Aim of the task: A complete answer lists every line of the entries below where the string "csrc" appears.

Exercise inputs:

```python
def op_gemm_residp(A, Bt, bias, hi, lo, ldb=0, ntp=8, in_place=False):
    M, K = A.shape
    N = Bt.shape[0]
    ho = hi if in_place else torch.empty_like(hi)
    lo_o = lo if in_place else torch.empty_like(lo)
    part = torch.zeros(M, ntp, 2, device=A.device, dtype=torch.float32)
    nt = C.c_int(0)
    _lib.check(lib.mvlpt_op_gemm_residp(_ptr(A.contiguous()), _ptr(Bt), ldb, M, N, K, _ptr(bias), _ptr(hi), _ptr(lo), _ptr(ho), _ptr(lo_o),
                                        _ptr(part), ntp, C.byref(nt), _stream()), None, "op_gemm_residp")
    return ho, lo_o, part, nt.value


# ... 12 lines not shown
```

Baseline: 18730 images/sec.

## Compute text-tower last-layer attention only for EOT query rows

Adds single-query attention kernels, forward and backward, for the split-precision path. In the text tower's final layer they evaluate only the EOT row per prompt instead of running full causal attention, then gathering rows and scattering gradients. The backward kernel writes dQ/dK/dV directly and zeros the other rows, which removes the separate dO zero-fill and row scatter. It also adds a CLS-only forward kernel and op wrappers. The gain is limited to one layer of the text tower, and correctness depends on the zero-filling of non-query dqkv rows.

```diff
diff --git a/include/mvlpt_hip.h b/include/mvlpt_hip.h
--- a/include/mvlpt_hip.h
+++ b/include/mvlpt_hip.h
@@ -127,6 +127,14 @@
                            mvlpt_stream_t stream);
 int mvlpt_op_attention_bwd(int dtype, const void* qkv, const void* out, const void* dout, const float* lse, float* delta,
                            void* dqkv, int N, int L, int H, int causal, mvlpt_stream_t stream);
+int mvlpt_op_attention_fwd_rows(int dtype, const void* qkv, void* out, float* lse, int N, int L, int H, int causal, int q_rows,
+                                mvlpt_stream_t stream);
+int mvlpt_op_attention_fwd_cls(int dtype, const void* kv, int kv_ld, const void* q_cls, void* out_cls, float* lse, int N, int L, int H,
+                               mvlpt_stream_t stream);
+int mvlpt_op_attention32_fwd_q1(int dtype, const void* qkv, const int32_t* q_row, void* out_c, float* lse, int N, int L, int H, int out_lo8,
+                                mvlpt_stream_t stream);
+int mvlpt_op_attention32_bwd_q1(int dtype, const void* qkv, const int32_t* q_row, const void* o_c, const void* do_c, const float* lse,
+                                void* dqkv, int N, int L, int H, int lo8, mvlpt_stream_t stream);
 int mvlpt_op_cast(int dtype, const float* in, void* out, int64_t n, mvlpt_stream_t stream);
 int mvlpt_op_assemble_prompts_grouped(const float* prefix, const float* suffix, const float* ctx, int n_ctx, const int32_t* layout,
                                       const float* pos, float* x, int G, int C, int L, int d, mvlpt_stream_t stream);
diff --git a/mvlpt_amd/_lib.py b/mvlpt_amd/_lib.py
--- a/mvlpt_amd/_lib.py
+++ b/mvlpt_amd/_lib.py
@@ -94,6 +94,10 @@
     "mvlpt_op_layernorm_bwd": (_i, [_i, _vp, _vp, _vp, _vp, _vp, _vp, _i, _i, _vp]),
     "mvlpt_op_attention_fwd": (_i, [_i, _vp, _vp, _vp, _i, _i, _i, _i, _vp]),
     "mvlpt_op_attention_bwd": (_i, [_i, _vp, _vp, _vp, _vp, _vp, _vp, _i, _i, _i, _i, _vp]),
+    "mvlpt_op_attention_fwd_rows": (_i, [_i, _vp, _vp, _vp, _i, _i, _i, _i, _i, _vp]),
+    "mvlpt_op_attention_fwd_cls": (_i, [_i, _vp, _i, _vp, _vp, _vp, _i, _i, _i, _vp]),
+    "mvlpt_op_attention32_fwd_q1": (_i, [_i, _vp, _vp, _vp, _vp, _i, _i, _i, _i, _vp]),
+    "mvlpt_op_attention32_bwd_q1": (_i, [_i, _vp, _vp, _vp, _vp, _vp, _vp, _i, _i, _i, _i, _vp]),
     "mvlpt_op_cast": (_i, [_i, _vp, _vp, C.c_int64, _vp]),
     "mvlpt_op_assemble_prompts_grouped": (_i, [_vp, _vp, _vp, _i, _vp, _vp, _vp, _i, _i, _i, _i, _vp]),
     "mvlpt_op_gather_ctx_grad_grouped": (_i, [_vp, _vp, _i, _i, _i, _i, _i, _vp, _vp]),
diff --git a/mvlpt_amd/csrc/attention.hip b/mvlpt_amd/csrc/attention.hip
--- a/mvlpt_amd/csrc/attention.hip
+++ b/mvlpt_amd/csrc/attention.hip
@@ -586,6 +586,90 @@
   return hipGetLastError();
 }
 
+template <typename T>
+__global__ __launch_bounds__(256) void attn_fwd_cls_kernel(const T* __restrict__ kv, int kv_ld, const T* __restrict__ q_cls,
+                                                           T* __restrict__ out_cls, float* __restrict__ lse, int N, int L, int H) {
+  using v8 = typename Vec<T>::v8;
+  constexpr int U = 4;
+  constexpr float NEG = -1.0e30f;
+  const int lane = threadIdx.x & 63;
+  const int item = blockIdx.x * 4 + (threadIdx.x >> 6);
+  if (item >= N * H) return;
+  const int n = item / H, h = item % H, d = H * 64;
+  const int r = lane >> 3, c = lane & 7;
+  float q8[8];
+  {
+    const v8 qv = *(const v8*)(q_cls + (size_t)n * d + h * 64 + c * 8);
+#pragma unroll
+    for (int e = 0; e < 8; ++e) q8[e] = to_f32<T>(qv[e]) * (0.125f * 1.4426950408889634f);
+  }
+  const T* kbase = kv + (size_t)n * L * kv_ld + h * 64 + c * 8;
+  float m = NEG, sum = 0.f, acc[8];
+#pragma unroll
+  for (int e = 0; e < 8; ++e) acc[e] = 0.f;
+  for (int j0 = 0; j0 < L; j0 += 8 * U) {
+    v8 kk[U], vv[U];
+#pragma unroll
+    for (int u = 0; u < U; ++u) {
+      const int j = j0 + u * 8 + r;
+      const T* kp = kbase + (size_t)(j < L ? j : L - 1) * kv_ld;
+      kk[u] = __builtin_nontemporal_load((const v8*)kp);
+      vv[u] = __builtin_nontemporal_load((const v8*)(kp + d));
+    }
+    float sc[U], mn = m;
+#pragma unroll
+    for (int u = 0; u < U; ++u) {
+      float s = 0.f;
+#pragma unroll
+      for (int e = 0; e < 8; ++e) s = fmaf(q8[e], to_f32<T>(kk[u][e]), s);
+      s += __shfl_xor(s, 1, 64); s += __shfl_xor(s, 2, 64); s += __shfl_xor(s, 4, 64);
+      sc[u] = j0 + u * 8 + r < L ? s : NEG;
+      mn = fmaxf(mn, sc[u]);
+    }
+    const float alpha = __builtin_amdgcn_exp2f(m - mn);
+    m = mn;
+    sum *= alpha;
+#pragma unroll
+    for (int e = 0; e < 8; ++e) acc[e] *= alpha;
+#pragma unroll
+    for (int u = 0; u < U; ++u) {
+      const float p = j0 + u * 8 + r < L ? __builtin_amdgcn_exp2f(sc[u] - mn) : 0.f;
+      sum += p;
+#pragma unroll
+      for (int e = 0; e < 8; ++e) acc[e] = fmaf(p, to_f32<T>(vv[u][e]), acc[e]);
+    }
+  }
+  float mx = m;
+  mx = fmaxf(mx, __shfl_xor(mx, 8, 64)); mx = fmaxf(mx, __shfl_xor(mx, 16, 64)); mx = fmaxf(mx, __shfl_xor(mx, 32, 64));
+  const float w = __builtin_amdgcn_exp2f(m - mx);
+  sum *= w;
+  sum += __shfl_xor(sum, 8, 64); sum += __shfl_xor(sum, 16, 64); sum += __shfl_xor(sum, 32, 64);
+  const float inv = 1.0f / sum;
+  v8 o;
+#pragma unroll
+  for (int e = 0; e < 8; ++e) {
+    float a = acc[e] * w;
+    a += __shfl_xor(a, 8, 64); a += __shfl_xor(a, 16, 64); a += __shfl_xor(a, 32, 64);
+    o[e] = from_f32<T>(a * inv);
+  }
+  if (r == 0) *(v8*)(out_cls + (size_t)n * d + h * 64 + c * 8) = o;
+  if (lse && lane == 0) lse[((size_t)n * H + h) * L] = (mx + log2f(sum)) * 0.6931471805599453f;
+}
+
+hipError_t launch_attn_fwd_cls(int dtype, const void* kv, int kv_ld, const void* q_cls, void* out_cls, float* lse, int N, int L, int H,
+                               hipStream_t s) {
+  if (N <= 0 || L <= 0 || H <= 0 || kv_ld < 2 * H * 64 || (kv_ld & 7)) return hipErrorInvalidValue;
+  const int blocks = (N * H + 3) / 4;
+  if (dtype == DT_F16)
+    hipLaunchKernelGGL(attn_fwd_cls_kernel<f16>, dim3(blocks), dim3(256), 0, s, (const f16*)kv, kv_ld, (const f16*)q_cls, (f16*)out_cls,
+                       lse, N, L, H);
+  else if (dtype == DT_BF16)
+    hipLaunchKernelGGL(attn_fwd_cls_kernel<bf16>, dim3(blocks), dim3(256), 0, s, (const bf16*)kv, kv_ld, (const bf16*)q_cls,
+                       (bf16*)out_cls, lse, N, L, H);
+  else return hipErrorInvalidValue;
+  return hipGetLastError();
+}
+
 static thread_local hipEvent_t t_ev_a = nullptr, t_ev_b = nullptr;
 template <typename T, int NKT, bool CAUSAL>
 static hipError_t fwd_t(const AttnArgs& a, hipStream_t s) {
diff --git a/mvlpt_amd/csrc/attention32.hip b/mvlpt_amd/csrc/attention32.hip
--- a/mvlpt_amd/csrc/attention32.hip
+++ b/mvlpt_amd/csrc/attention32.hip
@@ -1200,6 +1200,210 @@
   return a.causal ? bwd_x<T, true, 4>(a, s) : bwd_x<T, false, 4>(a, s);
 }
 
+template <typename T>
+__global__ __launch_bounds__(256) void attn32_fwd_q1_kernel(const T* __restrict__ qkv, const int* __restrict__ q_row, T* __restrict__ out_c,
+                                                            float* __restrict__ lse, int N, int L, int H, int out_lo8) {
+  using v8 = typename Vec<T>::v8;
+  constexpr int U = 2;
+  constexpr float NEG = -1.0e30f;
+  constexpr float SC2 = SCALE * 1.4426950408889634f;
+  const int lane = threadIdx.x & 63;
+  const int item = blockIdx.x * 4 + (threadIdx.x >> 6);
+  if (item >= N * H) return;
+  const int n = item / H, h = item % H, d = H * 64;
+  const size_t ld = (size_t)6 * d, lo = (size_t)3 * d;
+  int qi = q_row[n] - n * L;
+  qi = qi < 0 ? 0 : (qi >= L ? L - 1 : qi);
+  const int r = lane >> 3, c = lane & 7;
+  const T* base = qkv + (size_t)n * L * ld + h * 64 + c * 8;
+  float qh[8], ql[8];
+  {
+    const T* qp = base + (size_t)qi * ld;
+    const v8 a = *(const v8*)qp, b = *(const v8*)(qp + lo);
+#pragma unroll
+    for (int e = 0; e < 8; ++e) { qh[e] = to_f32<T>(a[e]); ql[e] = to_f32<T>(b[e]); }
+  }
+  float m = NEG, sum = 0.f, acc[8];
+#pragma unroll
+  for (int e = 0; e < 8; ++e) acc[e] = 0.f;
+  for (int j0 = 0; j0 <= qi; j0 += 8 * U) {
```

Response to this task:
diff --git a/mvlpt_amd/csrc/attention.hip b/mvlpt_amd/csrc/attention.hip
--- a/mvlpt_amd/csrc/attention.hip
+++ b/mvlpt_amd/csrc/attention.hip
diff --git a/mvlpt_amd/csrc/attention32.hip b/mvlpt_amd/csrc/attention32.hip
--- a/mvlpt_amd/csrc/attention32.hip
+++ b/mvlpt_amd/csrc/attention32.hip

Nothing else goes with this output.